>>

@@ -1668,7 +1694,9 @@
                     if (ORDER && hint != 0u && !ft_try_due(ph == PH_MARCH ? ft_hint_primary(hint) : ft_hint_shadow(hint), ph == PH_MARCH ? ft_hint_primary(noted) : ft_hint_shadow(noted), tileRound)) continue;
                     const bool cand = s.phase == ph && (ph == PH_MARCH || s.steps >= a.bundleShadow) && (!EXT || !s.inside());
                     if ((uint32_t)__popcll(__ballot(cand)) < a.bundleMin) continue;
-                    const bool held = ft_bundle_certificate<LEAN>(FT_ARGS_AT_USE(LEAN, a).S, ldsC + 0, cand, s.o, s.dir, s.eps, s.len, s.steps, a.bundleMin);
+                    const FtRenderArgs& u = FT_ARGS_AT_USE(LEAN, a);
+                    const bool held = ft_bundle_certificate<LEAN, LEAN && FORM == FT_FORM_FRAME>(u.S, ldsC + 0, cand, s.o, s.dir, s.eps, s.len, s.steps, a.bundleMin,
+                                                                                                  LEAN && u.mode == 0u, u.eps);
                     if (held) ends = true;
                     if (ORDER && __ballot(held) != 0ull && lane == 0) hintSt[HINT_NOTE] = ft_hint_note(hintSt[HINT_NOTE], ph == PH_MARCH, tileRound);
                 }
@@ -1703,6 +1731,18 @@
             }
             return q;
         };
+        f3 qRound = s.o;
+        if (LEAN && !SHADE) {
+            const bool probe = s.phase >= PH_NX && s.phase <= PH_NC;
+            if (__ballot(probe) != 0ull) {
+                const f3 base = s.o + s.dir * (-s.eps);
+                const float h = s.eps * 0.125f;
+                if (probe) qRound = base;
+                if (s.phase == PH_NX) qRound.x = base.x + h;
+                if (s.phase == PH_NY) qRound.y = base.y + h;
+                if (s.phase == PH_NZ) qRound.z = base.z + h;
+            }
+        }
         const unsigned long long am = __ballot(active);
         const bool camRound = __ballot(s.phase == PH_CAM) != 0ull;
         if (LEAN) { if (!camRound) ft_wave_word_add(waveSt + ST_EVALS, (uint32_t)__popcll(am)); }
@@ -1710,7 +1750,7 @@
         const bool coop = (uint32_t)__popcll(am) <= a.tailK;
         float dCoop = 0.0f; uint32_t leafCoop = 0;
         if (coop && am != 0ull) {
-            const f3 qm = query_point();
+            const f3 qm = LEAN ? qRound : query_point();
             if (VARIANT == 1) {
                 ft_eval_smooth_spheres_packed<MATH>(a.S, qm, active, am, (uint32_t)__popcll(am), ldsC, coopRow, dCoop, leafCoop);
                 if (LEAN) { if (!camRound) ft_wave_word_add(waveSt + ST_COOP, (uint32_t)__popcll(am)); }
@@ -1731,7 +1771,7 @@
         }
         uint32_t cullN = FT_CULL_NONE;
         if (VARIANT != 3 && FT_WORD_AT_USE(LEAN, a.cull) != 0u && !coop && am != 0ull) {
-            cullN = ft_cull_children<LEAN>(a.S, query_point(), active, am, ldsC, coopRow);
+            cullN = ft_cull_children<LEAN>(a.S, LEAN ? qRound : query_point(), active, am, ldsC, coopRow);
             if (cullN != FT_CULL_NONE) {
                 const uint32_t cnt = (as_const(a.S.instr) + a.S.cullPc)->count;
                 const uint32_t looked = cnt < FT_CULL_MAX ? cnt : FT_CULL_MAX;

<<

## EXERCISE DESCRIPTION:
Take exactly the lines from the one containing "s.phase <= PH_NC;" through the one containing "base.x + h;" in the data above, and output them with nothing added.

## ANSWER SPACE:
+            const bool probe = s.phase >= PH_NX && s.phase <= PH_NC;
+            if (__ballot(probe) != 0ull) {
+                const f3 base = s.o + s.dir * (-s.eps);
+                const float h = s.eps * 0.125f;
+                if (probe) qRound = base;
+                if (s.phase == PH_NX) qRound.x = base.x + h;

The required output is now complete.